Assignment -> Take the data below and extract the lines from the one with "bswap32(__builtin_amdgcn_alignbit(w7, w6, 16));" to the one with "verdict = COPK_FORWARD;", inclusive, exactly as written.
━━━━━━━━━━
+template <int FW, int LPM>
+__device__ __forceinline__ void pass1_step(const CopKParams &p, const Tables &t, uint32_t w3, uint32_t w6, uint32_t w7,
+                                           uint32_t w8, uint32_t n_ports, uint32_t &verdict, uint32_t &port,
+                                           uint32_t &src, uint32_t &dst, uint32_t &fwe, uint32_t &lpe, uint32_t &lpe2,
+                                           uint32_t &fwe2)
+{
+    const bool stageP = (p.stages & COPK_STAGE_PARSE) != 0;
+    const uint32_t et = ((w3 & 0xFFu) << 8) | ((w3 >> 8) & 0xFFu);
+    dst = bswap32(__builtin_amdgcn_alignbit(w8, w7, 16));
+    src = bswap32(__builtin_amdgcn_alignbit(w7, w6, 16));
+    IvtQ fq{}, lq{};
+    if (FW == COPK_TBL_IVT) fq = ivt_issue(t.fw_s, p.fw_m, p.fw_ib, src);
+    if (LPM == COPK_TBL_IVT) lq = ivt_issue(t.lp_s, p.lpm_m, p.lpm_ib, dst);
+    verdict = COPK_FORWARD;
+    port = 0;
+    uint32_t top = 0, leaf = 0;
+    if (stageP) {
+        const uint32_t idx = dst & 0xFFFFu;
+        top = t.rt_top[idx >> 8];
+        leaf = t.rt_leaf[(top & 0x80000000u) ? ((top & 0xFFFFu) << 8) | (idx & 0xFFu) : 0u];
+    }
+    auto route = [&] {
+        if (!stageP) return;
+        port = ((top & 0x80000000u) ? leaf : (top & 0xFFFFu)) | (et != 0x0800u ? 0xFFFFu : 0u);
+        verdict = port == 0xFFFFu ? COPK_DROP_PARSE : port >= n_ports ? COPK_DROP_NO_PORT : COPK_FORWARD;
+    };
+    constexpr bool probes = FW == COPK_TBL_DIR || FW == COPK_TBL_BKT || LPM == COPK_TBL_DIR || LPM == COPK_TBL_BKT;
+    if (probes) route();
+    const bool reach = verdict == COPK_FORWARD;
+    if (FW == COPK_TBL_IVT) fwe = ivt_finish(t.fw_s, t.fw_v, p.fw_lv, src, fq);
+    if (FW == COPK_TBL_DIR) fwe = reach ? probe_ld(&p.fw_tbl24[src >> 8], p.probe_nt) : 0u;
+    if (FW == COPK_TBL_BKT) bkt_issue(p.fw_bidx, p.fw_ib, src, reach, fwe, fwe2);
+    if (LPM == COPK_TBL_IVT) lpe = ivt_finish(t.lp_s, t.lp_v, p.lpm_lv, dst, lq);
+    if (LPM == COPK_TBL_DIR) lpe = reach ? probe_ld(&p.lpm_tbl24[dst >> 8], p.probe_nt) : 0u;
+    if (LPM == COPK_TBL_TRIE) lpe = t.lp_s[dst >> 20];
+    if (LPM == COPK_TBL_BKT) bkt_issue(p.lpm_bidx, p.lpm_ib, dst, reach, lpe, lpe2);
+    if (!probes) route();
+}
+
 template <int PPT>
 __device__ __forceinline__ void trie_walk(const uint32_t *nodes, const uint32_t *leaves, const uint32_t (&ip)[PPT],
                                           uint32_t (&e)[PPT], const bool (&live)[PPT])
diff --git a/ghost-dataplane_amd/csrc/cop_runtime.cpp b/ghost-dataplane_amd/csrc/cop_runtime.cpp
--- a/ghost-dataplane_amd/csrc/cop_runtime.cpp
+++ b/ghost-dataplane_amd/csrc/cop_runtime.cpp
@@ -20,6 +20,10 @@
 #include "cop_internal.h"
 #include "cop_kernels.h"
 #include <rccl/rccl.h>
+
+#ifndef COP_STREAM_ABLATION
+#define COP_STREAM_ABLATION 0
+#endif
 
 namespace {
 
@@ -1626,7 +1630,7 @@
         Lane &L = c->lane[bi % (uint64_t)c->n_lanes];
         const uint64_t first = bi * batch;
         const uint32_t k = (uint32_t)std::min<uint64_t>(batch, n - first);
-        if (!zc_in && !(c->dbg & 0x100u))
+        if (!zc_in && !(COP_STREAM_ABLATION && (c->dbg & 0x100u)))
             HIPCHK(c, hipMemcpyAsync(L.d_stage, L.h_stage, (size_t)k * rec, hipMemcpyHostToDevice, L.s));
         cop_batch b;
         memset(&b, 0, sizeof(b));
diff --git a/ghost-dataplane_amd/csrc/cop_tile.h b/ghost-dataplane_amd/csrc/cop_tile.h
--- a/ghost-dataplane_amd/csrc/cop_tile.h
+++ b/ghost-dataplane_amd/csrc/cop_tile.h
@@ -233,9 +233,10 @@
     const StepGeom sg = step_geom(lane);
     const uint32_t base = j * (BLOCK * PPT);
     const uint32_t last = B.n ? B.n - 1 : 0u;
-#pragma unroll
-    for (int k = K0; k < K1; k++)
-        load_step(sg, B.pkts + B.data_off, B.stride, base + step_off<PPT>(k, wave), last, v[k], sys);
+    const uint8_t *const pk0 = uniform_ptr(B.pkts + B.data_off);
+    const uint32_t stride0 = __builtin_amdgcn_readfirstlane(B.stride);
+#pragma unroll
+    for (int k = K0; k < K1; k++) load_step(sg, pk0, stride0, base + step_off<PPT>(k, wave), last, v[k], sys);
 }
 
 template <int FW, int LPM, int PPT, bool WT, int SYS = 2, int WIN = COPK_PMD_WIN,
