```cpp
extern "C" int tike_eigen_position_sums1(const void* patches, const void* chi0,
                                         const void* mpu0, const void* eigen0, float* sums,
                                         float* dsum, int nscan, int pw, int chi_modes,
                                         const void* psi, const float* scan, int H, int W,
                                         void* stream) {
  TK_ENTER();
  TK_CHECK_ARG(nscan >= 0 && pw >= 1 && chi_modes >= 1);
  if (nscan == 0) return TK_OK;
  TK_CHECK_ARG(!psi || (scan && H >= 1 && W >= 1));
  TK_CHECK_ARG(patches && chi0 && mpu0 && eigen0 && sums && dsum);
  const TkResidual R = make_residual(patches, chi0, mpu0, eigen0, nullptr, 1, 1, 0, pw, chi_modes);
  const bool det = tk_deterministic();
  const int cols = pw < 256 ? pw : 256;
  const bool pairs = g_stats_pairs && psi != nullptr && nscan > 1 &&
                     (pw % 256 == 0 || 256 % pw == 0) && pw % (512 / cols) == 0 &&
                     (long)H * W < (1L << 28);
  if (pairs)
    hipLaunchKernelGGL(eigen_position_sums1_pair_kernel, dim3(tk_grid((nscan + 1) / 2, 16)),
                       dim3(512), 0, (hipStream_t)stream, R, sums, det ? nullptr : dsum, nscan,
                       (const cf*)psi, scan, pw, H, W);
  else
    hipLaunchKernelGGL(eigen_position_sums1_kernel, dim3(tk_grid(nscan, 16)), dim3(256), 0,
                       (hipStream_t)stream, R, sums, det ? nullptr : dsum, nscan, (const cf*)psi,
                       scan, pw, H, W);
  if (det)
    hipLaunchKernelGGL(column_sum_ordered_kernel, dim3(1), dim3(256), 0, (hipStream_t)stream, sums,
                       5, 2, nscan, 1.0f / (float)((long)pw * pw), dsum);
  TK_LAUNCH_CHECK();
  return TK_OK;
}

__global__ __launch_bounds__(256) void varying_probe_kernel(const TkProbe probe,
                                                            cf* __restrict__ out, long total,
                                                            long PP) {
  for (long i = blockIdx.x * (long)blockDim.x + threadIdx.x; i < total;
       i += (long)gridDim.x * blockDim.x) {
    const long pix = i % PP;
    const long ns = i / PP;
    out[i] = probe.at(ns / probe.Sm, (int)(ns % probe.Sm), pix);
  }
}

extern "C" int tike_varying_probe(const void* probe, const void* eigen_probe,
                                  const float* eigen_weights, int num_eigen, int eigen_modes,
                                  void* out, int nscan, int S, int pw, void* stream) {
  TK_ENTER();
  TK_CHECK_ARG(nscan >= 0 && S >= 1 && pw >= 1 && eigen_modes >= 1 && eigen_modes <= S);
  if (nscan == 0) return TK_OK;
  TK_CHECK_ARG(probe && eigen_weights && out && (num_eigen == 0 || eigen_probe));
  const long PP = (long)pw * pw;
  const long total = (long)nscan * eigen_modes * PP;
  hipLaunchKernelGGL(varying_probe_kernel, dim3(tk_grid((total + 255) / 256, 16)), dim3(256), 0,
                     (hipStream_t)stream,
                     tk_make_probe(probe, 0, eigen_probe, eigen_weights, num_eigen, eigen_modes,
                                   S, pw),
                     (cf*)out, total, PP);
  TK_LAUNCH_CHECK();
  return TK_OK;
}

struct TkTaps {
  float t[9];
  int r;
};

template <int RT>
__global__ __launch_bounds__(256) void position_sums_kernel(
    const cf* __restrict__ patches, const cf* __restrict__ chi, int chi_modes,
    const TkProbe probe, const TkTaps taps, float* __restrict__ num, float* __restrict__ den,
    int pw, int nsplit) {
  __shared__ float red[4];
  const long n = blockIdx.x / nsplit;
  const int part = blockIdx.x % nsplit;
  const long P = (long)pw * pw;
  const cf* __restrict__ O = patches + n * P;
  const cf* __restrict__ X = chi + n * chi_modes * P;
  const int crop = pw / 4;
  const int w = pw - 2 * crop;
  float a[4] = {0.f, 0.f, 0.f, 0.f};
  const int ilen = (w * w + nsplit - 1) / nsplit;
  const int iend = min(w * w, (part + 1) * ilen);
  for (int i = part * ilen + threadIdx.x; i < iend; i += blockDim.x) {
    const int y = crop + i / w, x = crop + i % w;
    cf gx = mk(0.f, 0.f), gy = mk(0.f, 0.f);
    const long pix = (long)y * pw + x;
    const cf Pm = probe.at(n, 0, pix);
    const cf c = X[pix];
    auto tap = [&](int d, int r) {
      const float t = taps.t[d + r];
      int yy = y + d, xx = x + d;
      yy = yy < 0 ? 0 : (yy >= pw ? pw - 1 : yy);
      xx = xx < 0 ? 0 : (xx >= pw ? pw - 1 : xx);
      const cf oy = O[yy * pw + x], ox = O[y * pw + xx];
      gx.x += t * oy.x;
      gx.y += t * oy.y;
      gy.x += t * ox.x;
      gy.y += t * ox.y;
    };
    if (RT >= 0) {
#pragma unroll
      for (int d = -RT; d <= RT; ++d) tap(d, RT);
    } else {
      for (int d = -taps.r; d <= taps.r; ++d) tap(d, taps.r);
    }
    const cf px = gx * Pm, py = gy * Pm;
    a[0] += px.x * c.x + px.y * c.y;
    a[1] += py.x * c.x + py.y * c.y;
    a[2] += norm2(px);
    a[3] += norm2(py);
  }
  for (int k = 0; k < 4; ++k) a[k] = tk_block_sum256(a[k], red);
  if (threadIdx.x == 0) {
    if (nsplit > 1) {
      unsafeAtomicAdd(&num[2 * n], a[0]);
      unsafeAtomicAdd(&num[2 * n + 1], a[1]);
      unsafeAtomicAdd(&den[2 * n], a[2]);
      unsafeAtomicAdd(&den[2 * n + 1], a[3]);
    } else {
      num[2 * n] = a[0];
      num[2 * n + 1] = a[1];
      den[2 * n] = a[2];
      den[2 * n + 1] = a[3];
    }
  }
}

__global__ __launch_bounds__(256) void position_sums_pair_kernel(
    const cf* __restrict__ patches, const cf* __restrict__ chi, int chi_modes,
    const TkProbe probe, const TkTaps taps, float* __restrict__ num, float* __restrict__ den,
    int pw, int nscan, int nsplit) {
  __shared__ float red[4];
  typedef float tk_v4f __attribute__((ext_vector_type(4)));
  const long P = (long)pw * pw;
  const int crop = pw / 4;
  const int w = pw - 2 * crop;
  const int cols = w < 256 ? w : 256, groups = 256 / cols, rows = w / (nsplit * groups);
  const int npair = (nscan + 1) / 2;
  const bool shared = probe.weights == nullptr && probe.pos_stride == 0;
  const float t0 = taps.t[0], t1 = taps.t[1], t2 = taps.t[2], t3 = taps.t[3], t4 = taps.t[4];
  auto ld16 = [](const cf* p) {
    tk_v4f v;
    __builtin_memcpy(&v, p, sizeof(v));
    return v;
  };
  auto add = [&](float* a, const cf (&v)[5], const tk_v4f hl, const tk_v4f hr, const cf Pm,
                 const cf c) {
    cf gx = mk(t0 * v[0].x, t0 * v[0].y), gy = mk(t0 * hl.x, t0 * hl.y);
// ... 137 lines not shown
```

tike_amd/csrc/solver.hip:

```cpp
#include "internal.h"
#include "tike_amd.h"

__global__ __launch_bounds__(256) void object_update_precond_kernel(
    const float* __restrict__ acc, const cf* __restrict__ precond,
    const float* __restrict__ pmax, float alpha, cf* __restrict__ upd_sum,
    cf* __restrict__ upd_precond, float* __restrict__ combined, long npix) {
  const float am = alpha * pmax[0];
  for (long i = blockIdx.x * 256L + threadIdx.x; i < npix; i += gridDim.x * 256L) {
    const float re = acc[i], im = acc[npix + i];
    const float p = (1.0f - alpha) * precond[i].x;
    const float inv = 1.0f / sqrtf(p * p + am * am);
    if (upd_sum) upd_sum[i] = mk(re, im);
    if (upd_precond) upd_precond[i] = mk(re * inv, im * inv);
    if (combined) {
      combined[i] += re;
      combined[npix + i] += im;
    }
  }
}

extern "C" int tike_object_update_precond(const float* acc, const void* precond,
                                          const float* pmax, float alpha, void* upd_sum,
                                          void* upd_precond, float* combined, long npix,
                                          void* stream) {
// ... 228 lines not shown
                     (const cf*)update, (float)(1.0 / count), beta, npix, work);
  if (esum) hipLaunchKernelGGL(eigen_normalise_finish_kernel, dim3(1), dim3(1), 0, st, work, esum);
  TK_LAUNCH_CHECK();
  return TK_OK;
}

__global__ __launch_bounds__(256) void eigen_dsum_kernel(const float* __restrict__ sums, int B,
                                                         float inv_P, float* __restrict__ dsum) {
  __shared__ float red[4];
  float a = 0.f;
  for (int n = threadIdx.x; n < B; n += 256) a += sums[5 * n + 2] * inv_P;
  a = tk_block_sum256(a, red);
  if (threadIdx.x == 0) dsum[0] = a;
}

__global__ __launch_bounds__(256) void eigen_weights_kernel(const float* __restrict__ sums, int B,
                                                            float inv_P,
                                                            const float* __restrict__ dsum,
                                                            float inv_count,
                                                            float* __restrict__ weights_c,
                                                            long row, cf* __restrict__ coefs_c,
                                                            int coef_stride,
                                                            const float* __restrict__ esum) {
  const int n = blockIdx.x * 256 + threadIdx.x;
  if (n >= B) return;
  const float* s = sums + 5 * n;
  const float d_mean = dsum[0] * inv_count;
  weights_c[n * row] += (s[1] * inv_P) / (s[2] * inv_P + 0.1f * d_mean);
  if (coefs_c) {
    const float inv = 1.0f / esum[0];
    coefs_c[(long)n * coef_stride] = mk(s[3] * inv, s[4] * inv);
  }
}

extern "C" int tike_eigen_dsum(const float* sums, int B, long P, float* dsum, void* stream) {
  TK_ENTER();
  TK_CHECK_ARG(B >= 0 && P > 0 && dsum && (B == 0 || sums));
  hipLaunchKernelGGL(eigen_dsum_kernel, dim3(1), dim3(256), 0, (hipStream_t)stream, sums, B,
                     1.0f / (float)P, dsum);
  TK_LAUNCH_CHECK();
  return TK_OK;
}

extern "C" int tike_eigen_weights(const float* sums, int B, long P, const float* dsum,
                                  double count, float* weights_c, long weights_row,
                                  void* coefs_c, int coef_stride, const float* esum,
                                  void* stream) {
  TK_ENTER();
  TK_CHECK_ARG(B >= 0 && P > 0 && count > 0);
  if (B == 0) return TK_OK;
  TK_CHECK_ARG(sums && dsum && weights_c && (!coefs_c || esum));
  hipLaunchKernelGGL(eigen_weights_kernel, dim3((B + 255) / 256), dim3(256), 0,
                     (hipStream_t)stream, sums, B, 1.0f / (float)P, dsum, (float)(1.0 / count),
                     weights_c, weights_row, (cf*)coefs_c, coef_stride, esum);
  TK_LAUNCH_CHECK();
  return TK_OK;
}


__global__ __launch_bounds__(256) void lstsq_tail_mid_kernel(
    const cf* __restrict__ E, const cf* __restrict__ update, int npix, float* __restrict__ nacc,
    const float* __restrict__ stats, int B, float eps, const float* __restrict__ sums3,
    float inv_count, int recover_psi, int recover_probe, float* __restrict__ tail3,
    float* __restrict__ part) {
  __shared__ float red[4];
  if (blockIdx.x + 1 < gridDim.x) {
    float uu = 0.f, ee = 0.f, eu = 0.f;
    for (int i = blockIdx.x * 256 + threadIdx.x; i < npix; i += (gridDim.x - 1) * 256) {
      const cf e = E[i], u = update[i];
      uu += norm2(u);
      ee += norm2(e);
      eu += e.x * u.x + e.y * u.y;
    }
    uu = tk_block_sum256(uu, red);
    ee = tk_block_sum256(ee, red);
    eu = tk_block_sum256(eu, red);
    if (threadIdx.x == 0) {
      if (part != nullptr) {
        part[3 * blockIdx.x] = uu;
        part[3 * blockIdx.x + 1] = ee;
        part[3 * blockIdx.x + 2] = eu;
      } else {
        unsafeAtomicAdd(&nacc[0], uu);
        unsafeAtomicAdd(&nacc[1], ee);
        unsafeAtomicAdd(&nacc[2], eu);
      }
    }
    return;
  }
  const float r1 = 0.5f * sums3[0] * inv_count, r4 = 0.5f * sums3[1] * inv_count;
  float so = 0.f, sp = 0.f;
  for (int n = threadIdx.x; n < B; n += 256) {
    const float* s = stats + 8 * n;
    const float A1 = s[0] + eps + r1, A4 = s[1] + eps + r4;
    const float b1 = s[4], b2 = s[5];
    float x1 = 0.f, x2 = 0.f;
    if (recover_psi && recover_probe) {
      const float det = A1 * A4 - (s[2] * s[2] + s[3] * s[3]);
      x1 = -(s[2] * b2 - A4 * b1) / det;
      x2 = (A1 * b2 - s[2] * b1) / det;
    } else if (recover_psi) {
      x1 = b1 / A1;
    } else if (recover_probe) {
      x2 = b2 / A4;
    }
    so += 0.9f * fmaxf(x1, 0.f);
    sp += 0.9f * fmaxf(x2, 0.f);
  }
  so = tk_block_sum256(so, red);
  sp = tk_block_sum256(sp, red);
  if (threadIdx.x == 0) {
    tail3[0] = so;
    tail3[1] = sp;
  }
}

__global__ __launch_bounds__(256) void eigen_apply1_kernel(cf* __restrict__ E,
                                                           const cf* __restrict__ update,
                                                           const float* __restrict__ nacc,
                                                           float inv_count, float beta,
                                                           int npix) {
  const float uu = nacc[0], ee = nacc[1], eu = nacc[2];
  const float mu = sqrtf(uu * inv_count * inv_count / (float)npix);
  const float k = beta / mu * inv_count;
  const float inv = 1.0f / sqrtf((ee + 2.0f * k * eu + k * k * uu) / (float)npix);
  for (int i = blockIdx.x * 256 + threadIdx.x; i < npix; i += gridDim.x * 256)
    E[i] = (E[i] + update[i] * k) * inv;
}

extern "C" int tike_lstsq_tail_mid(void* eigen0, const void* update, int npix, float* nacc,
                                   float beta_eigen, const float* stats, int B, float eps,
                                   const float* sums3, double count, int recover_psi,
                                   int recover_probe, float* tail3, void* stream) {
  TK_ENTER();
  TK_CHECK_ARG(B >= 0 && count > 0 && sums3 && tail3 && (B == 0 || stats));
  TK_CHECK_ARG(!eigen0 || (update && nacc && npix >= 1));
  int grid = !eigen0 ? 0 : (npix >= 256 * 64 ? 64 : (npix + 255) / 256);
  float* part = nullptr;
  if (grid > 0 && tk_deterministic()) {
    part = tk_det_scratch(sizeof(float) * 3 * (size_t)grid);
    if (part == nullptr) grid = 1;
  }
  hipLaunchKernelGGL(lstsq_tail_mid_kernel, dim3(grid + 1), dim3(256), 0, (hipStream_t)stream,
                     (const cf*)eigen0, (const cf*)update, npix, nacc, stats, B, eps, sums3,
                     (float)(1.0 / count), recover_psi, recover_probe, tail3, part);
  if (part != nullptr) {
    int rc = tk_ordered_sum(nacc, part, 3, grid, true, (hipStream_t)stream);
    if (rc) return rc;
  }
  if (eigen0)
    hipLaunchKernelGGL(eigen_apply1_kernel, dim3(grid), dim3(256), 0, (hipStream_t)stream,
                       (cf*)eigen0, (const cf*)update, nacc, (float)(1.0 / count), beta_eigen,
                       npix);
  TK_LAUNCH_CHECK();
  return TK_OK;
}
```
━━━━━━━━━━
Final answer ->
+    src = bswap32(__builtin_amdgcn_alignbit(w7, w6, 16));
+    IvtQ fq{}, lq{};
+    if (FW == COPK_TBL_IVT) fq = ivt_issue(t.fw_s, p.fw_m, p.fw_ib, src);
+    if (LPM == COPK_TBL_IVT) lq = ivt_issue(t.lp_s, p.lpm_m, p.lpm_ib, dst);
+    verdict = COPK_FORWARD;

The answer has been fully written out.